In other words, a Data Engineer builds the data infrastructure (data lakes, storage facilities, data warehouses, databases, etc.) to collect data from diverse sources, then transforms the data and moves it through the data pipelines to the intended users or to a place where the intended users can have access to it..

When I say data lake, I mean it. That is the correct word for the infrastructure built to collect data on the Microsoft Azure platform. A data lake goes beyond a database or data warehouse. It is what the name says – a lake where every kind of data comes in, just like how every kind of water will get into Lake Volta or Weija Dam.

What skills do you need to become a Data Engineer?

There are quite a lot, but for starters, learn MS Excel, Python, SQL, and Azure Data Factory. You will qualify for an entry role.

Data Analyst

While the Data Engineer is responsible for building the lakes, pipelines, and treatment facilities, the Data Analyst ensures that the water (data) serves its intended purpose.

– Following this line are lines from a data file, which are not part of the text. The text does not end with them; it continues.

#include <hip/hip_runtime.h>
#include <hipfft/hipfft.h>
#include <algorithm>
#include <array>
#include <map>
#include <tuple>
#include <cstdio>
#include <cstdlib>
#include <cstring>
#include <string>
#include <vector>
#include <stdexcept>
#include <omp.h>
#include <chrono>
#include <condition_variable>
#include <deque>
// ... 140 lines not shown
    std::vector<RecvDev> recv_h;
    std::vector<float> norm_h;
    std::vector<float> reft_h;
    DevBuf<RecvDev> recv_d;
    DevBuf<CompDev> comps_d;
    DevBuf<float> reft_d, tw_d, norm_d;
    DevBuf<int> recfirst_d;
    int max_wlen = 0;

    int nsrc = 0;
    std::vector<int> cent_ofs;
    float max_risetime = 0.f;
    DevBuf<float> cent_d, moment_d, risetime_d;
    DevBuf<int> centofs_d;
    std::vector<int> src_status;
    bool any_failed = false;
    DevBuf<int> status_d;
    std::vector<int> same_as;
    bool any_same = false;
    DevBuf<int> synrow_d, famofs_d, famlist_d;
    int dedupe_enabled = 1;
    std::vector<unsigned long long> geo_hash;
    std::vector<kiwi_hip_ctx *> mates;
    int cpu_share = 1;
    std::vector<unsigned long long> struct_hash;
    std::vector<int> ngroups;
    std::vector<unsigned char> group_lens;
    std::vector<int> first_shift;
    std::vector<float> src_ends;
    DevBuf<int> mate_d, mate4_d;
    DevBuf<int> planofs_d;
    DevBuf<int4> plan_d;
    int multi_plan = 1;
    int duo = 4;
    std::vector<char> single_group;
    DevBuf<int> runfirst_d;
    int share_runs = 1, max_run = 64;
    int fuse_enabled = 1;
    bool fuse_now = false;
    DevBuf<double> fusepart_d;

    DevBuf<float> misfit_d, global_d;
    DevBuf<GeoRec> recs_d;
    DevBuf<int> tab_d;
    DevBuf<int> off4_d;
    DevBuf<float> coef_d;
    DevBuf<int> pairflag_d;
    DevBuf<float> syn_d, proc_d;
    bool floating = false;
    int max_ns = 1;
    DevBuf<float> refx_d, vt_d, partial_d;
    DevBuf<int> fshift_d;
    int last_isrc0 = 0, last_nsrc = 0, last_chunk0 = 0, last_chunkn = 0;
    std::vector<char> evaluated;
    int last_proc_which = 0;
    int group_threads_env = 0;
    int group_threads = 128;
    int accum_mode = 0;
    int cell_mode = -1;
    int cell_wave = 1;
    int arith = KIWI_ARITH_EXACT;
    double points_per_centroid = 0.0;
    int keep_which = 0;
    int proc_chunk0 = 0, proc_chunkn = 0, proc_which_held = 0;
    size_t chunk_bytes_limit = (size_t)16 << 30;
    float outer_ms[3] = { 0.f, 0.f, 0.f };
// ... 908 lines not shown
                            c->plan_d.ensure((np + 1) * (kPlanStride / 16), &c->dev_bytes);
                            HIPCHECK(hipMemcpyAsync(c->planofs_d.p, po, (n4 + n2 + 2) * sizeof(int), hipMemcpyHostToDevice, c->stream));
                            if (std::getenv("KIWI_HIP_POISON")) HIPCHECK(hipMemsetAsync(c->plan_d.p, 0x7f, (np + 1) * kPlanStride, c->stream));
                            planned = true;
                        }
                    }
                    HIPCHECK(hipEventRecord(c->mate_event, c->stream));
                }
            }
            const int ntiles_q = (c->max_wlen + 255) / 256;
            dim3 ggrid(gx, (unsigned)(ntiles * nrec));
            dim3 dgrid((unsigned)((nsrc + 1) / 2), (unsigned)(ntiles_p * nrec)), qgrid((unsigned)((nsrc + 3) / 4), (unsigned)(ntiles_q * nrec));
            dim3 cgrid((unsigned)nsrc, (unsigned)(ntiles_c * nrec));
            if (fuse) {
                const int nparts = cell ? std::max(ntiles * (T / 64), ntiles_c * (Tc / 64)) : (duo ? std::max({ ntiles * (T / 64), ntiles_p * 2, ntiles_q }) : ntiles * (T / 64));
                c->fusepart_d.ensure((size_t)nsrc * c->nmis * nparts, &c->dev_bytes);
                if (cell || duo) HIPCHECK(hipMemsetAsync(c->fusepart_d.p, 0, (size_t)nsrc * c->nmis * nparts * sizeof(double), c->stream));
                aa.fp = FuseParams{ c->reft_d.p, c->tw_d.p, c->moment_d.p, c->fusepart_d.p, c->method, c->syn_factor, c->nmis, nparts, isrc0 };
                fuse_nparts = nparts;
            }
            fuse_T = T; fuse_tile = 4 * T; fuse_ntiles = ntiles; fuse_all = cell || duo;
            aa.pairflag = (cell || duo) ? c->pairflag_d.p : (const int *)nullptr;
            if (cell) {
                static const bool cell_fused = [] { const char *e = std::getenv("KIWI_HIP_CELL_FUSED"); return !e || std::atoi(e) != 0; }();
                if (c->cell_wave) { if (fusedar && cell_fused) fused::launch_cellw(aa, cgrid, ntiles_c); else exact::launch_cellw(aa, cgrid, ntiles_c); }
                else exact::launch_cell(aa, cgrid, ntiles_c);
            }
            const int *m2p = any2 ? c->mate_d.p : (const int *)nullptr, *m4p = any4 ? c->mate4_d.p : (const int *)nullptr;
            AccumArgs aa4 = aa, aa2 = aa;
            if (planned) {
                const size_t n4 = (size_t)(nsrc + 3) / 4;
                aa4.plan = (const PlanSrc *)c->plan_d.p; aa4.plan_ofs = c->planofs_d.p;
                aa2.plan = (const PlanSrc *)(c->plan_d.p + plan_n4 * (kPlanStride / 16)); aa2.plan_ofs = c->planofs_d.p + n4 + 1;
                if (any4) { if (fusedar) fused::launch_multi_plan(aa4, 4, (int)qgrid.x, m4p, nullptr, (PlanSrc *)aa4.plan); else exact::launch_multi_plan(aa4, 4, (int)qgrid.x, m4p, nullptr, (PlanSrc *)aa4.plan); }
                if (any2) { if (fusedar) fused::launch_multi_plan(aa2, 2, (int)dgrid.x, m2p, m4p, (PlanSrc *)aa2.plan); else exact::launch_multi_plan(aa2, 2, (int)dgrid.x, m2p, m4p, (PlanSrc *)aa2.plan); }
            }
            if (any4) { if (fusedar) fused::launch_multi(aa4, qgrid, 4, ntiles_q, m4p, nullptr); else exact::launch_multi(aa4, qgrid, 4, ntiles_q, m4p, nullptr); }
            if (any2) { if (fusedar) fused::launch_multi(aa2, dgrid, 2, ntiles_p, m2p, m4p); else exact::launch_multi(aa2, dgrid, 2, ntiles_p, m2p, m4p); }
            const int pairsel = cell ? 1 : (duo ? 3 : 0);
            if (fusedar) fused::launch_grouped(aa, ggrid, T, ntiles, runs, pairsel, m2p, m4p);
            else         exact::launch_grouped(aa, ggrid, T, ntiles, runs, pairsel, m2p, m4p);
        }
    }
    record(c, 1, e2);
    if (c->any_untapered) {
        c->synspan_d.ensure((size_t)nsrc * c->nmis * 2, &c->dev_bytes);
        hipLaunchKernelGGL(synspan_kernel, dim3((unsigned)c->nmis, (unsigned)nsrc), dim3(256), 0, c->stream, c->syn_d.p, c->syn_stride, c->comps_d.p,
                           c->risetime_d.p + isrc0, c->gm.dt, c->nmis, spansrc, nrec, synrow, c->synspan_d.p);
    }
    if (c->untapered_fft) {
        const size_t np = (size_t)nsrc * c->nmis;
        c->ntr_d.ensure(np, &c->dev_bytes);
        pin_ensure(c->ntr_pin, c->ntr_pin_n, np);
        hipLaunchKernelGGL(fft_size_kernel, dim3((unsigned)((np + 255) / 256)), dim3(256), 0, c->stream, spansrc, c->comps_d.p, c->nmis,
                           nsrc, nrec, c->risetime_d.p + isrc0, c->gm.dt, c->ntr_d.p, (const int *)c->synspan_d.p);
        HIPCHECK(hipMemcpyAsync(c->ntr_pin, c->ntr_d.p, np * sizeof(int), hipMemcpyDeviceToHost, c->stream));
        HIPCHECK(hipEventRecord(c->size_event, c->stream));
    }
    if (c->fft_needed) layout_fft_chunk(c, isrc0, nsrc);
    {
        const bool spectral = (c->method == KIWI_AMPSPEC_L2NORM || c->method == KIWI_AMPSPEC_L1NORM);
        const int fl_method = c->method == KIWI_FLOATING_L2NORM ? KIWI_L2NORM : KIWI_L1NORM;
        const int td_method = spectral ? KIWI_L2NORM : (c->floating ? fl_method : c->method);
        const int fft_mode = !c->fft_needed ? 0 : (spectral ? 3 : 1);
        MisfitParams mp{ td_method, c->gm.dt, c->syn_factor, c->nmis, isrc0, proc_which == 3 ? 2 : proc_which, fft_mode, nsrc,
                         c->floating ? 1 : 0 };
        if (c->floating) {
            c->vt_d.ensure((size_t)nsrc * c->syn_stride, &c->dev_bytes);
// ... 170 lines not shown
#pragma unroll
        for (int k = 0; k < 8; k++) v[k] = __builtin_nontemporal_load(p + i + 256 * k);
#pragma unroll
        for (int k = 0; k < 8; k++) { x ^= v[k].x; y ^= v[k].y; z ^= v[k].z; w ^= v[k].w; }
    }
    for (; i < b; i += 256) { const read_u4 v = p[i]; x ^= v.x; y ^= v.y; z ^= v.z; w ^= v.w; }
    if ((x ^ y ^ z ^ w) == 0x9e3779b9u) sink[blockIdx.x] = x;
}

The Data Analyst is responsible for measuring, analysing, and reporting how the water is being used or distributed.

Below is a typical example of how an analyst will fit in our water scenario.

Step 1: Gathering Insights from Water Usage

Once water reaches homes and businesses, people use it for different activities – drinking, cooking, cleaning, irrigation, etc. A Data Analyst would look at this water usage data to answer questions like:

  • How much water is being consumed daily in each region?
  • Which areas use more water and why?
  • Are there unusual patterns in water consumption that require attention?
  • What time, month, season is water used most and why?

Stage 2: Monitoring Water Quality and Demand

If GWCL wanted to ensure consistent water supply and quality, they would need regular checks. For example:

  • Is the water reaching its destination as expected?
  • Are certain areas experiencing shortages?
  • How does water usage vary during the rainy season compared to the dry season?
  • A Data Analyst does something similar by monitoring data quality and analysing trends to provide actionable insights that improve decision-making.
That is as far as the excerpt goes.